Your objective
All lines from the first one in the listing below to the one holding "const float4 *const", inclusive, are to be copied exactly.

Task inputs

@@ -418,7 +68,11 @@
         const float4 *const pxy = plane->xy, *const pz = reinterpret_cast<const float4 *>(plane->z);
 #define RWR_P2_LAUNCH_PLANE(A, V) hipExtLaunchKernelGGL((k_primary_p2<A, true, false, false, true, V>), grid, block, 0, s, ev_start, ev_stop, 0, ftris, pxy, pz, \
     fp.n_tris, fp.row_begin, fp.bins.enabled, fp.row_pitch, fp.mesh_px[0], fp.mesh_px[1], fp.mesh_px[2], fp.mesh_px[3], fp, tris, shade, tex, tg, fs)
-        if (aux && cover) RWR_P2_LAUNCH_PLANE(true, true);
+        if (lean_allowed && cover && !aux && fp.tile_lists && (fp.flags & RWR_FLAG_TILE_CLASS) != 0u && fp.n_materials <= 1u) {
+            hipExtLaunchKernelGGL(k_primary_p2_lean, grid, block, 0, s, ev_start, ev_stop, 0, pxy, pz, fp.tile_lists, tex.lut, fp.row_begin, fp.row_pitch,
+                                  fp, tris, shade, tex, tg);
+            *lean = true;
+        } else if (aux && cover) RWR_P2_LAUNCH_PLANE(true, true);
         else if (aux) RWR_P2_LAUNCH_PLANE(true, false);
         else if (cover) RWR_P2_LAUNCH_PLANE(false, true);
         else RWR_P2_LAUNCH_PLANE(false, false);
diff --git a/rust-wgpu-raytracing_amd/csrc/render_reference.cpp b/rust-wgpu-raytracing_amd/csrc/render_reference.cpp
--- a/rust-wgpu-raytracing_amd/csrc/render_reference.cpp
+++ b/rust-wgpu-raytracing_amd/csrc/render_reference.cpp
@@ -134,10 +134,12 @@
             ctx->tile_cover_frames++;
             ctx->last_cover_frames = ++sl.cover_frames;
         }
+        bool lean = ctx->lean_rest;
         RWR_HIP_CHECK(launch_primary_p2(stream, fp, ctx->d_tris.ptr, ctx->d_shade.ptr, sl.d_ftris.ptr, quad_tex, tg,
                                         timing.dispatch ? ctx->timing_events[2 * ctx->timing_pairs].h : nullptr,
                                         timing.dispatch ? ctx->timing_events[2 * ctx->timing_pairs + 1].h : nullptr, nullptr,
-                                        load ? &plane : nullptr));
+                                        load ? &plane : nullptr, &lean));
+        if (lean) ctx->lean_rest_frames++;
     }
     }
     return RWR_OK;
diff --git a/rust-wgpu-raytracing_amd/csrc/rwr_context.h b/rust-wgpu-raytracing_amd/csrc/rwr_context.h
--- a/rust-wgpu-raytracing_amd/csrc/rwr_context.h
+++ b/rust-wgpu-raytracing_amd/csrc/rwr_context.h
@@ -227,6 +227,8 @@
     bool tile_cover = true;
     uint64_t tile_cover_frames = 0;
     uint32_t last_cover_frames = 0;
+    bool lean_rest = true;
+    uint64_t lean_rest_frames = 0;
     rwr::DeviceBuffer<rwr::BvhNode4> d_bvh_nodes;
     rwr::DeviceBuffer<uint32_t> d_bvh_leaf_faces;
     uint32_t bvh_n_nodes = 0, bvh_depth = 0;
diff --git a/rust-wgpu-raytracing_amd/csrc/rwr_internal.h b/rust-wgpu-raytracing_amd/csrc/rwr_internal.h
--- a/rust-wgpu-raytracing_amd/csrc/rwr_internal.h
+++ b/rust-wgpu-raytracing_amd/csrc/rwr_internal.h
@@ -257,7 +257,8 @@
 struct FusedSetup;
 hipError_t launch_primary_p2(hipStream_t s, const FrameParams &fp, const TriRecord *tris, const ShadeRec *shade,
                              const FrameTri *ftris, const QuadTex &tex, const Targets &tg, hipEvent_t ev_start = nullptr,
-                             hipEvent_t ev_stop = nullptr, const FusedSetup *fused = nullptr, const RayPlane *plane = nullptr);
+                             hipEvent_t ev_stop = nullptr, const FusedSetup *fused = nullptr, const RayPlane *plane = nullptr,
+                             bool *lean = nullptr);
 uint32_t primary_p2_fused_rows(const FrameParams &fp, uint32_t n_blocks);
 hipError_t launch_wf_primary(hipStream_t s, const FrameParams &fp, const TriRecord *tris, const ShadeRec *shade,
                              const FrameTri *ftris, const float4 *tex, const Targets &tg,
diff --git a/rust-wgpu-raytracing_amd/csrc/rwr_primary_p2_body.h b/rust-wgpu-raytracing_amd/csrc/rwr_primary_p2_body.h
--- /dev/null
+++ b/rust-wgpu-raytracing_amd/csrc/rwr_primary_p2_body.h
@@ -0,0 +1,399 @@
+    static_assert(!LISTS || (PLANE && COVER && !AUX), "the lean form is the resting frame's: rays from the plane, cover words, no extra outputs");
+    static_assert(!PLANE || (CULL && !NMAP && !FUSED), "the loading form exists for the culled two-launch frame without normal maps");
+    static_assert(!COVER || (CULL && !NMAP && !FUSED), "cover words lie beside the face sets of the culled two-launch frame; normal maps take the general path");
+    const uint32_t wave = threadIdx.x >> 6, lane = threadIdx.x & 63u;
+    uint32_t by = blockIdx.y;
+    const_ptr<TriRecord> tris_c = nullptr;
+    const_ptr<ShadeRec> shade_c = nullptr;
+    const_ptr<float> tnum_c = nullptr;
+    if (FUSED) {
+        if (blockIdx.y < fs.extra_rows) {
+            const uint32_t f = blockIdx.y * gridDim.x + blockIdx.x;
+            if (f < fs.n_blocks) {
+                frame_setup_block(f, fs.n_blocks, fs.cc, p.cam, p.width, p.height, fs.cull, tris, n_tris, fs.nb_tris, fs.out);
+                __threadfence();
+                __syncthreads();
+                if (threadIdx.x == 0u) atomicAdd(fs.flag, 1u);
+            }
+            return;
+        }
+        by -= fs.extra_rows;
+        __shared__ uint32_t s_ready;
+        if (wave == 0u) {
+            uint32_t spins = 0;
+            bool ok = true;
+            while (__hip_atomic_load(fs.flag, __ATOMIC_RELAXED, __HIP_MEMORY_SCOPE_AGENT) - fs.flag_base < fs.n_blocks) {
+                __builtin_amdgcn_s_sleep(16);
+                if (++spins > (1u << 15)) { ok = false; break; }
+            }
+            if (lane == 0u) {
+                s_ready = ok ? 1u : 0u;
+                if (!ok) atomicOr(fs.flag + 1, 1u);
+            }
+        }
+        __syncthreads();
+        if (s_ready == 0u) return;
+        asm volatile("" : "+s"(ftris), "+s"(ray_colp), "+s"(ray_row));
+        const float *tn = p.tnum;
+        asm volatile("" : "+s"(tn));
+        tnum_c = to_const_space(tn);
+        tris_c = to_const_space(tris);
+        shade_c = to_const_space(shade);
+    }
+    const uint32_t blk_x0 = blockIdx.x * 64u;
+#if RWR_P2_TILE_32x4
+    const uint32_t tile_x0 = blk_x0 + (wave & 1u) * 32u;
+    const uint32_t tile_y0 = row_begin + by * row_pitch + (wave >> 1) * 4u;
+    const uint32_t px0 = tile_x0 + 2u * (lane & 15u), py = tile_y0 + (lane >> 4);
+    constexpr float kTileWf = 32.0f, kTileHf = 4.0f;
+#else
+    const uint32_t tile_x0 = blk_x0 + wave * 16u;
+    const uint32_t tile_y0 = p.row_begin + by * row_pitch;
+    const uint32_t px0 = tile_x0 + 2u * (lane & 7u), py = tile_y0 + (lane >> 3);
+    constexpr float kTileWf = 16.0f, kTileHf = 8.0f;
+#endif
+
+    const uint32_t wu = __builtin_amdgcn_readfirstlane(wave);
+    uint32_t n_list = n_tris;
+    const uint32_t *__restrict__ src = nullptr;
+    bool live = true;
+    if (CULL && !LISTS) {
+        if (bins_enabled) {
+            const uint32_t bin = ((by * row_pitch) / kBinH) * p.bins.bins_x + blk_x0 / kBinW;
+            const uint32_t off = p.bins.offsets[bin];
+            if (off != kBinNoList) {
+                n_list = p.bins.counts[bin];
+                src = p.bins.lists + off;
+            }
+        }
+        const int32_t bx0 = (int32_t)blk_x0, by0 = (int32_t)(row_begin + by * row_pitch);
+#if RWR_P2_TILE_32x4
+        const int32_t sx0 = bx0 + (int32_t)(wu & 1u) * 32, sy0 = by0 + (int32_t)(wu >> 1) * 4;
+        const int32_t sx1 = sx0 + 32, sy1 = sy0 + 4;
+#else
+        const int32_t sx0 = bx0 + (int32_t)wu * 16, sy0 = by0;
+        const int32_t sx1 = sx0 + 16, sy1 = sy0 + 8;
+#endif
+        if (sx1 < mesh_x0 || sx0 > mesh_x1 || sy1 < mesh_y0 || sy0 > mesh_y1) live = false;
+        if (bx0 + 64 < mesh_x0 || bx0 > mesh_x1 || by0 + 8 < mesh_y0 || by0 > mesh_y1) n_list = 0u;
+    }
+    n_list = __builtin_amdgcn_readfirstlane(n_list);
+    const bool lists = LISTS || (CULL && !FUSED && tl() != nullptr);
+    uint32_t set[kTileListWords] = {};
+    if (lists) {
+        if constexpr (!LISTS) {
+            const const_ptr<uint32_t> rec = to_const_space(tl()) + ((by * gridDim.x + blockIdx.x) * 4u + wu) * kTileListWords;
+#pragma unroll
+            for (uint32_t k = 0; k < kTileListWords; k++) set[k] = rec[k];
+        }
+        n_list = 0u;
+    }
+    const bool classed = LISTS || (lists && (p.flags & RWR_FLAG_TILE_CLASS) != 0u);
+    uint32_t cls = 0u;
+    if (classed) cls = to_const_space(tl())[gridDim.x * gridDim.y * 4u * kTileListWords + (by * gridDim.x + blockIdx.x) * 4u + wu];
+    if constexpr (LISTS) live = (cls & kTileFacesMask) != kTileFacesNone;
+    constexpr bool kRounds = CULL && !LISTS;
+    __shared__ float4 s_rec[kRounds ? 4 : 1][kRounds ? 256 : 1];
+    __shared__ uint32_t s_face[kRounds ? 256 : 1];
+    __shared__ float s_lut[256];
+    const uint32_t slot = 64u * wu + lane;
+    auto load_round = [&](uint32_t base) {
+        const uint32_t e = base + slot;
+        if (e < n_list) {
+            const uint32_t f = src ? src[e] : e;
+            s_face[slot] = f;
+            const char *r = reinterpret_cast<const char *>(ftris + f);
+#pragma unroll
+            for (int k = 0; k < 4; k++)
+                __builtin_amdgcn_global_load_lds((__attribute__((address_space(1))) void *)(r + 16 * k),
+                                                 (__attribute__((address_space(3))) void *)&s_rec[k][64u * wu], 16, 0, 0);
+        }
+    };
+    auto rwait = []() { __builtin_amdgcn_s_waitcnt(0xF70); };
+    if (kRounds && !lists) load_round(0u);
+    if constexpr (LISTS) {
+        if ((reinterpret_cast<uintptr_t>(lut_src) & 15u) == 0u) {
+            __builtin_amdgcn_global_load_lds((__attribute__((address_space(1))) void *)(lut_src + 4u * lane),
+                                             (__attribute__((address_space(3))) void *)&s_lut[0], 16, 0, 0);
+        } else {
+#pragma unroll
+            for (uint32_t k = 0; k < 4u; k++)
+                __builtin_amdgcn_global_load_lds((__attribute__((address_space(1))) void *)(lut_src + 64u * k + lane),
+                                                 (__attribute__((address_space(3))) void *)&s_lut[64u * k], 4, 0, 0);
+        }
+    } else {
+        __builtin_amdgcn_global_load_lds((__attribute__((address_space(1))) void *)(lut_src + threadIdx.x),
+                                         (__attribute__((address_space(3))) void *)&s_lut[64u * wu], 4, 0, 0);
+    }
+    auto lut_ready = [&]() {
+        rwait();
+        if constexpr (LISTS) asm volatile("" ::: "memory");
+        else __syncthreads();
+    };
+
+    const f3 O = ld3(p.cam.origin);
+    v3 D;
+    if constexpr (PLANE) {
+        const uint32_t i = (by * gridDim.x + blockIdx.x) * 256u + threadIdx.x;
+        const float4 dxy = ray_colp[i];
+        const float2 dz = reinterpret_cast<const float2 *>(ray_row)[i];
+        D = v3{f2{dxy.x, dxy.y}, f2{dxy.z, dxy.w}, f2{dz.x, dz.y}};
+    } else {
+        D = pixel_pair_ray_dir_tab(p.cam, ray_colp, ray_row, px0, py);
+    }
+
+    struct PairSlot { bool in_frame, both, pair_store; uint32_t o; };
+    auto pair_slot = [&](uint32_t px0, uint32_t py) {
+        PairSlot ps;
+        ps.in_frame = py < p.row_end && px0 < p.width;
+        ps.o = py * p.width + px0;
+        ps.both = px0 + 1u < p.width;
+        ps.pair_store = ps.both && (ps.o & 1u) == 0u;
+        return ps;
+    };
+    auto store_depth = [&](const PairSlot &ps, f2 depth_tex) {
+        if (ps.in_frame) {
+            if (ps.pair_store) {
+                __builtin_nontemporal_store(depth_tex, reinterpret_cast<f2 *>(tg.depth + ps.o));
+            } else {
+                tg.depth[ps.o] = depth_tex.x;
+                if (ps.both) tg.depth[ps.o + 1] = depth_tex.y;
+            }
+        }
+    };
+    auto store_colour = [&](const PairSlot &ps, const uint32_t (&rgba)[2], const float4 (&cf)[2], i2 obj, f2 win_t, uint32_t dbg_listed,
+                            uint32_t dbg_tested) {
+        if (ps.in_frame) {
+            const uint32_t o = ps.o;
+            if (ps.pair_store) {
+                __builtin_nontemporal_store(u2{rgba[0], rgba[1]}, reinterpret_cast<u2 *>(reinterpret_cast<uint32_t *>(tg.color) + o));
+            } else {
+                reinterpret_cast<uint32_t *>(tg.color)[o] = rgba[0];
+                if (ps.both) reinterpret_cast<uint32_t *>(tg.color)[o + 1] = rgba[1];
+            }
+            if (AUX) {
+                const bool dbg = (p.flags & RWR_FLAG_DEBUG_COUNTS) != 0;
+                reinterpret_cast<float4 *>(tg.color_f32)[o] = cf[0];
+                tg.obj_id[o] = dbg ? (int32_t)dbg_listed : obj.x;
+                tg.hit_t[o] = dbg ? (float)dbg_tested : win_t.x;
+                if (ps.both) {
+                    reinterpret_cast<float4 *>(tg.color_f32)[o + 1] = cf[1];
+                    tg.obj_id[o + 1] = dbg ? (int32_t)dbg_listed : obj.y;
+                    tg.hit_t[o + 1] = dbg ? (float)dbg_tested : win_t.y;
+                }
+            }
+        }
+    };
+    auto pack_mesh = [&](i2 obj, f2 cr, f2 cg, f2 cb, uint32_t (&rgba)[2], float4 (&cf)[2]) {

Your response
@@ -418,7 +68,11 @@
         const float4 *const pxy = plane->xy, *const pz = reinterpret_cast<const float4 *>(plane->z);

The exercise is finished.